*** Opening of Data records ***

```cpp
constexpr unsigned MSM_PLAN_MAXW = 16;
struct MsmPlan {
    uint64_t n = 0;
    uint64_t nreal = 0;
    unsigned cb = 0, nwin = 0;
    uint32_t nbk = 0, nb = 0, L0 = 0, maxcnt = 0, total = 0;
    uint64_t entries = 0;
    bool glv = false;
    const uint32_t *vals_s = nullptr, *off = nullptr, *cnt = nullptr, *coff = nullptr, *ccnt = nullptr,
                   *chunk_bucket = nullptr, *order = nullptr;
    uint32_t m = 0, l1_total = 0, L1 = 16;
    uint32_t level_total[16] = {};
    uint32_t *mlist = nullptr, *qcnt = nullptr, *qoff = nullptr;
    uint32_t wn[MSM_PLAN_MAXW] = {};
    bool marked = false;
};
bool msm_prepare(Ctx &c, const fr_t *scalars, const uint32_t *idx, uint64_t n, MsmPlan &plan, bool split = false);
bool msm_prepare_g1_shared(Ctx &c, const fr_t *scalars, uint64_t n, MsmPlan &plan);
bool msm_prepare_marked(Ctx &c, const fr_t *scalars, uint64_t n, MsmPlan &plan, bool glv, const uint32_t *amark);
bool msm_derive_plan(Ctx &c, const MsmPlan &src, const uint32_t *rank_bits, uint64_t nreal_dst, uint32_t dst_base,
                     MsmPlan &plan);
void msm_g1_planned(Ctx &c, const MsmPlan &plan, const g1_affine_t *bases, g1_xyzz_t *result_host,
                    const g1_affine_t *bases_hi = nullptr);
void msm_g2_planned(Ctx &c, const MsmPlan &plan, const g2_affine_t *bases, g2_xyzz_t *result_host);
struct WinTable {
    const void *p = nullptr;
    uint64_t stride = 0;
    unsigned c = 0, nwin = 0;
    bool sparse = false;
};
unsigned msm_wt_window_bits(uint64_t n);
void g1_window_table(Ctx &c, const g1_affine_t *bases, uint64_t n, unsigned wbits, g1_affine_t *dst);
void g2_window_table(Ctx &c, const g2_affine_t *bases, uint64_t n, unsigned wbits, g2_affine_t *dst);
void msm_g1(Ctx &c, const g1_affine_t *bases, const fr_t *scalars, const uint32_t *idx, uint64_t n,
            g1_xyzz_t *result_host, const g1_affine_t *bases_hi = nullptr, bool subgroup = false,
            const WinTable *wt = nullptr, uint64_t wt_lo = 0);
bool msm_use_split(uint64_t n);
int msm_glv_mode();
void g1_shift128(Ctx &c, const g1_affine_t *in, uint64_t n, g1_affine_t *out);
void msm_g2(Ctx &c, const g2_affine_t *bases, const fr_t *scalars, const uint32_t *idx, uint64_t n,
            g2_xyzz_t *result_host,
            const WinTable *wt = nullptr, uint64_t wt_lo = 0);
unsigned msm_window_bits(uint64_t n);
unsigned msm_window_bits_for(uint64_t n, unsigned sbits, bool glv = false);

void g1_decode_uncompressed(Ctx &c, const uint8_t *dev_bytes, g1_affine_t *out, uint64_t n, int *bad_dev,
                            bool reject_inf = false);
void g2_decode_uncompressed(Ctx &c, const uint8_t *dev_bytes, g2_affine_t *out, uint64_t n, int *bad_dev,
                            bool reject_inf = false);
void g1_subgroup_check(Ctx &c, const g1_affine_t *pts, uint64_t n, int *bad_dev);
void g2_subgroup_check(Ctx &c, const g2_affine_t *pts, uint64_t n, int *bad_dev);
void fr_count_noncanonical(Ctx &c, const fr_t *d, uint64_t n, int *bad_dev, hipStream_t st);
void g1_encode_uncompressed(Ctx &c, const g1_affine_t *in, uint8_t *dev_out, uint64_t n, unsigned perm_log,
                            uint64_t first = 0);
void g2_encode_uncompressed(Ctx &c, const g2_affine_t *in, uint8_t *dev_out, uint64_t n);
void fr_canonicalize(Ctx &c, fr_t *d, uint64_t n);

}
```

crypto3-fil-proofs_amd/csrc/ntt.hip:

```cpp
#include "ctx.h"
#include "fr29.h"

namespace mi {

namespace {

constexpr unsigned TILE_LOG = 10;
constexpr unsigned TILE = 1u << TILE_LOG;
constexpr unsigned NTT_THREADS = 256;
#ifndef MI_NTT_WAVES
#define MI_NTT_WAVES 0
#endif
#if MI_NTT_WAVES
#define MI_NTT_OCC __attribute__((amdgpu_waves_per_eu(MI_NTT_WAVES)))
#else
#define MI_NTT_OCC
#endif

__device__ __forceinline__ fr_t tw_full(const fr_t *__restrict__ lo, const fr_t *__restrict__ hi, uint32_t e) {
    uint32_t l = e & 0xffffu, h = e >> 16;
    if (l == 0) return hi[h];
    if (h == 0) return lo[l];
    return lo[l] * hi[h];
}
// ... 38 lines not shown
__device__ __forceinline__ fr_t to_fr(const fr29_t &x) { return fr_from_fr29(fr29_sub_if_ge(x, FrDesc::MOD29)); }
__device__ __forceinline__ unsigned ins2(unsigned q, unsigned p0) {
    return (q & ((1u << p0) - 1)) | ((q >> p0) << (p0 + 2));
}
__device__ __forceinline__ unsigned ins1(unsigned q, unsigned p) {
    return (q & ((1u << p) - 1)) | ((q >> p) << (p + 1));
}
__device__ __forceinline__ fr29_t tw_b(const fr29_t *__restrict__ tw, unsigned j, unsigned sh) { return tw[j << sh]; }
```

*** Close of Data records ***

→ **What you are asked to do**
All records above are to be output again exactly as they stand.

→ **Result of this task**
```cpp
constexpr unsigned MSM_PLAN_MAXW = 16;
struct MsmPlan {
    uint64_t n = 0;
    uint64_t nreal = 0;
    unsigned cb = 0, nwin = 0;
    uint32_t nbk = 0, nb = 0, L0 = 0, maxcnt = 0, total = 0;
    uint64_t entries = 0;
    bool glv = false;
    const uint32_t *vals_s = nullptr, *off = nullptr, *cnt = nullptr, *coff = nullptr, *ccnt = nullptr,
                   *chunk_bucket = nullptr, *order = nullptr;
    uint32_t m = 0, l1_total = 0, L1 = 16;
    uint32_t level_total[16] = {};
    uint32_t *mlist = nullptr, *qcnt = nullptr, *qoff = nullptr;
    uint32_t wn[MSM_PLAN_MAXW] = {};
    bool marked = false;
};
bool msm_prepare(Ctx &c, const fr_t *scalars, const uint32_t *idx, uint64_t n, MsmPlan &plan, bool split = false);
bool msm_prepare_g1_shared(Ctx &c, const fr_t *scalars, uint64_t n, MsmPlan &plan);
bool msm_prepare_marked(Ctx &c, const fr_t *scalars, uint64_t n, MsmPlan &plan, bool glv, const uint32_t *amark);
bool msm_derive_plan(Ctx &c, const MsmPlan &src, const uint32_t *rank_bits, uint64_t nreal_dst, uint32_t dst_base,
                     MsmPlan &plan);
void msm_g1_planned(Ctx &c, const MsmPlan &plan, const g1_affine_t *bases, g1_xyzz_t *result_host,
                    const g1_affine_t *bases_hi = nullptr);
void msm_g2_planned(Ctx &c, const MsmPlan &plan, const g2_affine_t *bases, g2_xyzz_t *result_host);
struct WinTable {
    const void *p = nullptr;
    uint64_t stride = 0;
    unsigned c = 0, nwin = 0;
    bool sparse = false;
};
unsigned msm_wt_window_bits(uint64_t n);
void g1_window_table(Ctx &c, const g1_affine_t *bases, uint64_t n, unsigned wbits, g1_affine_t *dst);
void g2_window_table(Ctx &c, const g2_affine_t *bases, uint64_t n, unsigned wbits, g2_affine_t *dst);
void msm_g1(Ctx &c, const g1_affine_t *bases, const fr_t *scalars, const uint32_t *idx, uint64_t n,
            g1_xyzz_t *result_host, const g1_affine_t *bases_hi = nullptr, bool subgroup = false,
            const WinTable *wt = nullptr, uint64_t wt_lo = 0);
bool msm_use_split(uint64_t n);
int msm_glv_mode();
void g1_shift128(Ctx &c, const g1_affine_t *in, uint64_t n, g1_affine_t *out);
void msm_g2(Ctx &c, const g2_affine_t *bases, const fr_t *scalars, const uint32_t *idx, uint64_t n,
            g2_xyzz_t *result_host,
            const WinTable *wt = nullptr, uint64_t wt_lo = 0);
unsigned msm_window_bits(uint64_t n);
unsigned msm_window_bits_for(uint64_t n, unsigned sbits, bool glv = false);

void g1_decode_uncompressed(Ctx &c, const uint8_t *dev_bytes, g1_affine_t *out, uint64_t n, int *bad_dev,
                            bool reject_inf = false);
void g2_decode_uncompressed(Ctx &c, const uint8_t *dev_bytes, g2_affine_t *out, uint64_t n, int *bad_dev,
                            bool reject_inf = false);
void g1_subgroup_check(Ctx &c, const g1_affine_t *pts, uint64_t n, int *bad_dev);
void g2_subgroup_check(Ctx &c, const g2_affine_t *pts, uint64_t n, int *bad_dev);
void fr_count_noncanonical(Ctx &c, const fr_t *d, uint64_t n, int *bad_dev, hipStream_t st);
void g1_encode_uncompressed(Ctx &c, const g1_affine_t *in, uint8_t *dev_out, uint64_t n, unsigned perm_log,
                            uint64_t first = 0);
void g2_encode_uncompressed(Ctx &c, const g2_affine_t *in, uint8_t *dev_out, uint64_t n);
void fr_canonicalize(Ctx &c, fr_t *d, uint64_t n);

}
```

crypto3-fil-proofs_amd/csrc/ntt.hip:

```cpp
#include "ctx.h"
#include "fr29.h"

namespace mi {

namespace {

constexpr unsigned TILE_LOG = 10;
constexpr unsigned TILE = 1u << TILE_LOG;
constexpr unsigned NTT_THREADS = 256;
#ifndef MI_NTT_WAVES
#define MI_NTT_WAVES 0
#endif
#if MI_NTT_WAVES
#define MI_NTT_OCC __attribute__((amdgpu_waves_per_eu(MI_NTT_WAVES)))
#else
#define MI_NTT_OCC
#endif

__device__ __forceinline__ fr_t tw_full(const fr_t *__restrict__ lo, const fr_t *__restrict__ hi, uint32_t e) {
    uint32_t l = e & 0xffffu, h = e >> 16;
    if (l == 0) return hi[h];
    if (h == 0) return lo[l];
    return lo[l] * hi[h];
}
// ... 38 lines not shown
__device__ __forceinline__ fr_t to_fr(const fr29_t &x) { return fr_from_fr29(fr29_sub_if_ge(x, FrDesc::MOD29)); }
__device__ __forceinline__ unsigned ins2(unsigned q, unsigned p0) {
    return (q & ((1u << p0) - 1)) | ((q >> p0) << (p0 + 2));
}
__device__ __forceinline__ unsigned ins1(unsigned q, unsigned p) {
    return (q & ((1u << p) - 1)) | ((q >> p) << (p + 1));
}
__device__ __forceinline__ fr29_t tw_b(const fr29_t *__restrict__ tw, unsigned j, unsigned sh) { return tw[j << sh]; }
```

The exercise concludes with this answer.